I have not added weight to the log press yet as I wanted to become more efficient with the movement. I feel more competent and the neural movement pattern is becoming embedded. Time to add weight gradually now. Would like to beat my personal best soon and more.


----------



## Muscle Demon (Oct 26, 2014)

*Tuesday 28th April 2015*

*Log Press:* (Thick/big log)

47.3kg x5

50.3kg x3. x3. x3. x3. - 12 total reps.

*Thursday 30th April 2015*

*Back Squats:*

100kg x3.

110kg x1.

115kg x1.

120kg x3. x3. x3. - Belt

*Flat Barbell Press:*

60kg x6.

70kg x3.

72.5kg x3.

*Incline Dumbbell Flyes:*

7.5kg x6. x6. x6.

*Conventional Deficit Deadlifts:* (Deficit; Standing on one 20kg plate)

120kg x3.

140kg x3.

150kg x3.

160kg x3.

Chalk used from 150kg+ only.

*Barbell Push Press:* (Off rack)

50kg x3.

60kg x3.

65kg x3. x3.


----------



## Muscle Demon (Oct 26, 2014)

*Saturday 2nd May 2015*

*Back Squats:*

100kg x3.

110kg x1.

120kg x5. - Belt

122.5kg x3. x3. x3. - Belt

125kg x1. - Belt

Walk out and hold

160kg x1.

170kg x1.

180kg x1.

185kg x1. x1. - Belt

Paused:

100kg x3. - 3-5 second pauses.

*Flat Barbell Press:*

60kg x5.

65kg x5.

70kg x5.

72.5kg x5.

*BTN Jerks:*

60kg x3.

65kg x3.

70kg x2.

Bad idea to do BTN Jerks at this point as I was tired and clumsy. Should do this exercise only when I am fresh as it has a higher risk factor.

*Sots Press to Overhead Squat:*

20kg x3.

20kg x6.

22.5kg x4.

First time trying these. Very difficult yet great fun.

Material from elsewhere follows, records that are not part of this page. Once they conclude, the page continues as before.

template <int KS, int D, int MT2, int OCC>
__global__ __launch_bounds__(256, OCC) void amp_pair8_kernel(AmpArgs a) {
    extern __shared__ __attribute__((aligned(16))) float lds[];
    using G = Amp8Geom<KS, D, MT2>;
    constexpr int C = 8, S = G::S, NP = G::NP, NPE = G::NPE, TR = G::TR, TT = G::TT, H1 = G::H1, H2 = G::H2;
    constexpr int NLD = (G::ROWS1 * 2 + 255) / 256;
    const int tid = threadIdx.x, lane = tid & 63;
    const int wave = __builtin_amdgcn_readfirstlane(tid >> 6);
    const int r = lane & 15, g = lane >> 4;
    const unsigned per = (a.ntile + 7u) >> 3, nli = gridDim.x >> 3;
    const unsigned xcd = blockIdx.x & 7u;
    unsigned li = blockIdx.x >> 3;
    const unsigned run_end = (xcd + 1u) * per < a.ntile ? (xcd + 1u) * per : a.ntile;
    if (xcd * per + li >= run_end) return;

    float w1reg[KS + 1][2], w2reg[KS + 1][2];
#pragma unroll
    for (int k = 0; k <= KS; ++k)
#pragma unroll
        for (int q = 0; q < 2; ++q) {
            w1reg[k][q] = a.w1[(k * 2 + q) * 64 + lane];
            w2reg[k][q] = a.w2[(k * 2 + q) * 64 + lane];
        }
    const f32x4 aa1 = *reinterpret_cast<const f32x4 *>(a.a1 + (tid & 1) * 4);
    const f32x4 bb1 = *reinterpret_cast<const f32x4 *>(a.ib1 + (tid & 1) * 4);
    const int p = g >> 1, co0 = (g & 1) * 4;
    const f32x4 bias1 = *reinterpret_cast<const f32x4 *>(a.b1 + co0), aa2 = *reinterpret_cast<const f32x4 *>(a.a2 + co0);
    const f32x4 bb2 = *reinterpret_cast<const f32x4 *>(a.ib2 + co0), bias2 = *reinterpret_cast<const f32x4 *>(a.b2 + co0);
// ... 355 lines not shown
        int per_cu = 0, dev = 0, cus = 0;
        if (hipGetDevice(&dev) != hipSuccess || hipDeviceGetAttribute(&cus, hipDeviceAttributeMultiprocessorCount, dev) != hipSuccess ||
            hipOccupancyMaxActiveBlocksPerMultiprocessor(&per_cu, reinterpret_cast<const void *>(amp_pair16_kernel<KS, D, MT, OCC>), 256,
                                                         Amp16Geom<KS, D, MT>::LDS_BYTES) != hipSuccess) {
            set_error("amp_pair16: occupancy query failed");
            return -1;
        }
        slots = (per_cu > 0 ? per_cu : 1) * cus;
    }
    return slots;
}
template <int KS, int D, int MT, int OCC>
static int launch_amp16_t(AmpArgs a, int B, hipStream_t s) {
    using G = Amp16Geom<KS, D, MT>;
    a.tiles_per_batch = (int)((a.L - a.row_begin + G::TT - 1) / G::TT);
    if (a.tiles_per_batch <= 0) return BVC_OK;
    a.tpb_magic = tpb_magic_of((unsigned)a.tiles_per_batch);
    if ((unsigned long long)a.tiles_per_batch * a.tiles_per_batch * (unsigned long long)B >= 0x100000000ull) { set_error("vocoder: tile count beyond the reciprocal's range"); return BVC_EINVAL; }
    const int slots = amp16_slots<KS, D, MT, OCC>();
    if (slots <= 0) return BVC_EHIP;
    ProbeScope probe(PK_CONV, s);
    const unsigned ntile = (unsigned)(a.tiles_per_batch * (long long)B);
    a.ntile = ntile;
    const unsigned grid = ntile < (unsigned)slots ? ((ntile + 7u) & ~7u) : ((unsigned)slots & ~7u);
    g_last_amp_launch = {(long long)ntile, (long long)grid, G::TT};
    hipLaunchKernelGGL((amp_pair16_kernel<KS, D, MT, OCC>), dim3(grid), dim3(256), G::LDS_BYTES, s, a);
    BVC_HIP_TRY(hipGetLastError());
    return BVC_OK;
}
template <int KS, int MT> struct Amp16Occ { static constexpr int V = MT >= 4 ? 2 : (KS == 3 ? 4 : KS == 7 ? 3 : 2); };
template <int MT>
static int launch_amp16(AmpArgs a, int B, hipStream_t s) {
    switch (a.ks * 8 + a.dil) {
        case 3 * 8 + 1:  return launch_amp16_t<3, 1, MT, Amp16Occ<3, MT>::V>(a, B, s);
        case 3 * 8 + 3:  return launch_amp16_t<3, 3, MT, Amp16Occ<3, MT>::V>(a, B, s);
        case 3 * 8 + 5:  return launch_amp16_t<3, 5, MT, Amp16Occ<3, MT>::V>(a, B, s);
        case 7 * 8 + 1:  return launch_amp16_t<7, 1, MT, Amp16Occ<7, MT>::V>(a, B, s);
        case 7 * 8 + 3:  return launch_amp16_t<7, 3, MT, Amp16Occ<7, MT>::V>(a, B, s);
        case 7 * 8 + 5:  return launch_amp16_t<7, 5, MT, Amp16Occ<7, MT>::V>(a, B, s);
        case 11 * 8 + 1: return launch_amp16_t<11, 1, (MT > 4 ? 4 : MT), Amp16Occ<11, MT>::V>(a, B, s);
        case 11 * 8 + 3: return launch_amp16_t<11, 3, (MT > 4 ? 4 : MT), Amp16Occ<11, MT>::V>(a, B, s);
        case 11 * 8 + 5: return launch_amp16_t<11, 5, (MT > 4 ? 4 : MT), Amp16Occ<11, MT>::V>(a, B, s);
        default: return -1;
    }
}
template <int MT>
static bool amp16_slots_all() {
    return amp16_slots<3, 1, MT, Amp16Occ<3, MT>::V>() > 0 && amp16_slots<3, 3, MT, Amp16Occ<3, MT>::V>() > 0 && amp16_slots<3, 5, MT, Amp16Occ<3, MT>::V>() > 0 &&
           amp16_slots<7, 1, MT, Amp16Occ<7, MT>::V>() > 0 && amp16_slots<7, 3, MT, Amp16Occ<7, MT>::V>() > 0 && amp16_slots<7, 5, MT, Amp16Occ<7, MT>::V>() > 0 &&
           amp16_slots<11, 1, (MT > 4 ? 4 : MT), Amp16Occ<11, MT>::V>() > 0 && amp16_slots<11, 3, (MT > 4 ? 4 : MT), Amp16Occ<11, MT>::V>() > 0 &&
           amp16_slots<11, 5, (MT > 4 ? 4 : MT), Amp16Occ<11, MT>::V>() > 0;
}
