template <bool GROUP, int NSLOT, bool MULTI = false>
__global__ __launch_bounds__(384) __attribute__((amdgpu_waves_per_eu(6, 8))) void k_turbo_vote(VoteArgs a, uint32_t K_arg, uint32_t n_cb_arg, const uint16_t *__restrict__ inv_arg,
                                                    uint8_t *__restrict__ c_bits, GroupDesc g, MultiArgs ma)
{
    static_assert(NSLOT == 1, "one unit per thread");
    uint32_t K = K_arg, n_cb = n_cb_arg, bidx = blockIdx.x;
    size_t   seg_off = 0;
    const uint16_t *__restrict__ inv = inv_arg;
    if constexpr (MULTI) {
        const_seg_t &sg = multi_seg(ma, blockIdx.x >> 9);
        K = sg.K; n_cb = sg.n_cb; inv = (const uint16_t *)sg.inv2; bidx = blockIdx.x - sg.wg_cb; seg_off = sg.arr_off;
        g.desc += sg.cb_base;
    }
    extern __shared__ __attribute__((aligned(16))) int8_t sm[];
    const uint32_t cb = xcd_cb(bidx, n_cb), tile = cb >> 6, lane = cb & 63, Kp = kpad64(K), n_units = Kp >> 4;
    if (cb >= n_cb) return;
    const size_t   tile_off = seg_off + (size_t)tile * Kp * 64;
    int8_t        *d12 = sm, *bits = sm + 2 * Kp + 32;
    uint32_t      *red_u = reinterpret_cast<uint32_t *>(bits + Kp);
    const uint32_t u  = threadIdx.x;
    const int      nv = (u < n_units) ? min(16, max(0, (int)K - 16 * (int)u)) : -1;
    IdxRaw vraw;
    {
        const uint4 *ip = reinterpret_cast<const uint4 *>(inv + 16 * (size_t)(nv > 0 ? u : 0));
        vraw.lo = ip[0];
        vraw.hi = ip[1];
    }
    const uint32_t crc_w0 = (GROUP && nv > 0) ? g.crc_tab[MI_CRC_TAB_BIAS + K - 16 * u - 16] : 0u;
    v2s            s0e[4], s0o[4];
    if (threadIdx.x == 0) *reinterpret_cast<uint32_t *>(d12 + 2 * Kp) = 0u;
    if (nv >= 0) {
        const UnitWords wa = load_unit_words(a.A1, tile_off, lane, u), wb = load_unit_words(a.B1, tile_off, lane, u),
                        wc = load_unit_words(a.B2, tile_off, lane, u);
        WordPairs       pa = word_pairs(wa.w[0]), pb = word_pairs(wb.w[0]), pc = word_pairs(wc.w[0]);
        const uint4    x0 = *reinterpret_cast<const uint4 *>(a.X0 + unit_off(tile_off, lane, u));
        const uint32_t x0w[4] = {x0.x, x0.y, x0.z, x0.w};
        uint32_t       dn[8];
#pragma unroll
        for (int j = 0; j < 4; j++) {
            const WordPairs ca = word_pairs(wa.w[j + 1]), cb1 = word_pairs(wb.w[j + 1]), cb2 = word_pairs(wc.w[j + 1]);
            SX              fe, fo, ge, go, he, ho;
            feedback_sm(ca, pa, fe, fo);
            feedback_sm(cb1, pb, ge, go);
            feedback_sm(cb2, pc, he, ho);
            v2s d[2];
#pragma unroll
            for (int h = 0; h < 2; h++) {
                const SM  &A = h ? ca.o : ca.e, &B = h ? cb1.o : cb1.e, &B_ = h ? cb2.o : cb2.e;
                const SX  &G = h ? go : ge, &G_ = h ? ho : he;
                const v2s  At = h ? ca.ot : ca.et;
                const v2s dAG = At - G.tc, t = as_v2s(as_u32(dAG) ^ B.s) - as_v2s(B.s);
                const v2s v1  = bit_select(B.s ^ G.s, (v2s)(0) - (t >> 1), half_sum(B.m, G.m));
                const v2s v2  = bit_select(B_.s ^ G_.s, (v2s)(0) - ((B_.m - G_.tc) >> 1), half_sum(B_.m, G_.m));
                d[h] = v1 + v2;
                const v2s c1 = sxor_tc(A, h ? fo : fe);
                (h ? s0o[j] : s0e[j]) = (h ? odd2(x0w[j]) : even2(x0w[j])) + c1;
            }
            pa = ca; pb = cb1; pc = cb2;
            const bool in = 4 * j < nv;
            dn[2 * j]     = in ? __builtin_amdgcn_perm(as_u32(d[1]), as_u32(d[0]), 0x05040100u) : 0u;
            dn[2 * j + 1] = in ? __builtin_amdgcn_perm(as_u32(d[1]), as_u32(d[0]), 0x07060302u) : 0u;
        }
        uint4 *dst = reinterpret_cast<uint4 *>(d12 + 32 * u);
        dst[0] = make_uint4(dn[0], dn[1], dn[2], dn[3]);
        dst[1] = make_uint4(dn[4], dn[5], dn[6], dn[7]);
    } else {
#pragma unroll
        for (int j = 0; j < 4; j++) s0e[j] = s0o[j] = (v2s)(0);
    }
    __syncthreads();
    uint32_t alloc = 0, tbs = 0, F = 0, crc = 0;
    if (GROUP) {
        alloc = g.desc[cb].alloc;
        tbs   = g.desc[cb].tbs;
        F     = K - tbs - 24;
    }
    if (nv > 0) {
        const uint32_t  iw[8] = {vraw.lo.x, vraw.lo.y, vraw.lo.z, vraw.lo.w, vraw.hi.x, vraw.hi.y, vraw.hi.z, vraw.hi.w};
        uint32_t        me[4], mo[4], bw[4];
#pragma unroll
        for (int j = 0; j < 4; j++) {
            const uint32_t i0 = iw[2 * j] & 0xFFFFu, i1 = iw[2 * j] >> 16, i2 = iw[2 * j + 1] & 0xFFFFu, i3 = iw[2 * j + 1] >> 16;
            const uint32_t ge = lds_u16(i0) | lds_u16(i2) << 16, go = lds_u16(i1) | lds_u16(i3) << 16;
            me[j] = as_u32((s0e[j] + as_v2s(ge)) >> 15);
            mo[j] = as_u32((s0o[j] + as_v2s(go)) >> 15);
            bw[j] = (me[j] & 0x00010001u) | (mo[j] & 0x00010001u) << 8;
        }
        if (GROUP) {
            if (!(nv == 16 && 16 * u >= F)) {
#pragma unroll
                for (int j = 0; j < 4; j++) {
                    auto ok = [&](int k) { return (k < nv && 16 * u + k >= F) ? 0xFFFFu : 0u; };
                    me[j] &= ok(4 * j) | ok(4 * j + 2) << 16;
                    mo[j] &= ok(4 * j + 1) | ok(4 * j + 3) << 16;
                }
            }
            const uint32_t GS = 0x864CFBu << 8;
            uint32_t       w = crc_w0;
#pragma unroll
            for (int k = 15; k >= 0; k--) {
                const int      j = k >> 2;
                const uint32_t m = (k & 3) == 0 ? (uint32_t)__builtin_amdgcn_sbfe(me[j], 0, 1) : (k & 3) == 1 ? (uint32_t)__builtin_amdgcn_sbfe(mo[j], 0, 1)
                                 : (k & 3) == 2 ? (uint32_t)((int)me[j] >> 31) : (uint32_t)((int)mo[j] >> 31);
                crc ^= w & m;
                if (k > 0) w = (w << 1) ^ ((uint32_t)((int)w >> 31) & GS);
            }
        }
        const uint4 pk = make_uint4(bw[0], bw[1], bw[2], bw[3]);
        if (GROUP) *reinterpret_cast<uint4 *>(bits + 16 * u) = pk;
        else {
            uint2 *o = reinterpret_cast<uint2 *>(c_bits + (size_t)cb * K + 16 * u);
            o[0] = make_uint2(pk.x, pk.y);
            if (nv > 8) o[1] = make_uint2(pk.z, pk.w);
        }
    }
    if (GROUP) {
        crc = wave_xor_u(crc);
        __syncthreads();
        if ((threadIdx.x & 63) == 0) red_u[threadIdx.x >> 6] = crc;
        __syncthreads();
        crc = 0;
        for (uint32_t w = 0; w < (blockDim.x >> 6); w++) crc ^= red_u[w];
        if (threadIdx.x == 0) g.status[alloc] = (crc == 0) ? 0  : 2 ;
        uint8_t *o = g.out_bits + (size_t)alloc * g.out_stride;
        if (g.packed && ((F | tbs) & 7u) == 0) {
            const uint32_t nby = tbs >> 3, nw = nby >> 2;
            auto byte_at = [&](uint32_t m) -> uint32_t {
                const uint2 w = *reinterpret_cast<const uint2 *>(bits + F + 8 * m);
                return (((w.x * 0x08040201u) >> 24) & 0xFu) << 4 | (((w.y * 0x08040201u) >> 24) & 0xFu);
            };
            for (uint32_t m = threadIdx.x; m < nw; m += blockDim.x)
                reinterpret_cast<uint32_t *>(o)[m] = byte_at(4 * m) | byte_at(4 * m + 1) << 8 | byte_at(4 * m + 2) << 16 | byte_at(4 * m + 3) << 24;
            for (uint32_t m = 4 * nw + threadIdx.x; m < nby; m += blockDim.x) o[m] = (uint8_t)byte_at(m);
        } else if (g.packed) {
            for (uint32_t m = threadIdx.x; m < (tbs + 7) >> 3; m += blockDim.x) {
                uint32_t v = 0;
                for (uint32_t b = 0; b < 8; b++) v = v << 1 | ((8 * m + b < tbs) ? ((uint32_t)bits[F + 8 * m + b] & 1u) : 0u);
                o[m] = (uint8_t)v;
            }
        } else if ((F & 3u) == 0) {
            const uint32_t nq = tbs >> 2;
            const uint32_t *bw = reinterpret_cast<const uint32_t *>(bits + F);
            for (uint32_t m = threadIdx.x; m < nq; m += blockDim.x) reinterpret_cast<uint32_t *>(o)[m] = bw[m];
            for (uint32_t m = 4 * nq + threadIdx.x; m < tbs; m += blockDim.x) o[m] = (uint8_t)bits[m + F];
        } else
            for (uint32_t m = threadIdx.x; m < tbs; m += blockDim.x) o[m] = (uint8_t)bits[m + F];
    }
}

Dmitry Klokov does Sots press to overhead squat with 120kg...


----------



## Muscle Demon (Oct 26, 2014)

*Monday 4th May 2015*

*Log Press:* (Thick/big log)

47.3kg x3. x6.

50.3kg x4. x4. x4. x4. - 16 total reps.

*Sots Press to Overhead Squat:*

20kg x6. x6. x6.

*Muscle Snatch from Full Squat:*

20kg x3. x3.

I anticipated I would struggle to get a single rep so very pleased considering how difficult these are. Doing this exercise taught me to work on my shoulder mobility as felt very tight and inflexible at top range of rep.

*Barbell Curls:*

20kg x8.

25kg x8.

28kg x8. x8.


----------



## Muscle Demon (Oct 26, 2014)

*Tuesday 5th May 2015*

*Back Squats:*

100kg x3. - Paused

110kg x1.

117.5kg x6. - Belt

125kg x3. x3. x3. - Belt

127.5kg x1. - Belt

*Flat Barbell Press:*

60kg x5.

70kg x5.

72.5kg x5.

75kg x5.

*Incline Dumbbell Flyes:*

7.5kg x8. x8. x8.

*V-Bar Cable Pushdowns:*

40kg x8.

50kg x8. x8.

*Rope Cable Extensions:*

25kg x8.

30kg x8. x10.

35kg x8. *Personal best*


----------



## Muscle Demon (Oct 26, 2014)

*Wednesday 6th May 2015*

*Log Press:* (Thick/big log)

47.3kg x8.

50.3kg x5. x5. x5. x5. - 20 total reps.

*Sots Press to Overhead Squat:*

20kg x8.

22.5kg x3. x3. x3.

*Overhead Plate Raises:*

10kg x25. x30. x35.


----------



## Muscle Demon (Oct 26, 2014)

*Friday 8th May 2015*

*Back Squats:*

100kg x3.

115kg x5. x5. - Belt

127.5kg x2. - Belt

*Conventional Deficit Deadlifts:* (Deficit; Standing on one 20kg plate)

140kg x3.

*SLDL:*

35kg x6. x8. x8.

*Standing Calve Raise:*

100kg x8.

120kg x8.

140kg x8.

160kg x8.

*Seated Calve Raise:*

15kg x8.

30kg x8. x8. x8.

Low energy, own fault as consumed less than 1000 calories yesterday. Still glad I got some stimulation.

Edit

Got some energy back and trained at home in the late afternoon:

*Sots Press to Overhead Squat:*

20kg x8

22.5kg x4. x4. x4.

*Muscle Snatch from Full Squat:*

20kg x4. *Personal best* x4. x4.


----------



## Muscle Demon (Oct 26, 2014)

*Sunday 10th May 2015*

*Log Press:* (Thick/big log)

47.3kg x6.

50.3kg x6. x6. x6. x6. - 24 total reps.


----------



## Muscle Demon (Oct 26, 2014)

*Monday 11th May 2015*

*Sots Press to Overhead Squat:*

20kg x5.

22.5kg x5. *Personal best* x5. x5.

Life drifts wayward from training during a temporary transitioning period. Just did this one exercise to relax. Deltoids still tight from recent session yet I really feel my improvement in this exercise. Getting a lot more explosive now.


----------



## sneeky_dave (Apr 2, 2013)

Overhead squats feel like they're gonna rip my arms apart! Brutal exercise!


----------



## Muscle Demon (Oct 26, 2014)

sneeky_dave said:


> Overhead squats feel like they're gonna rip my arms apart! Brutal exercise!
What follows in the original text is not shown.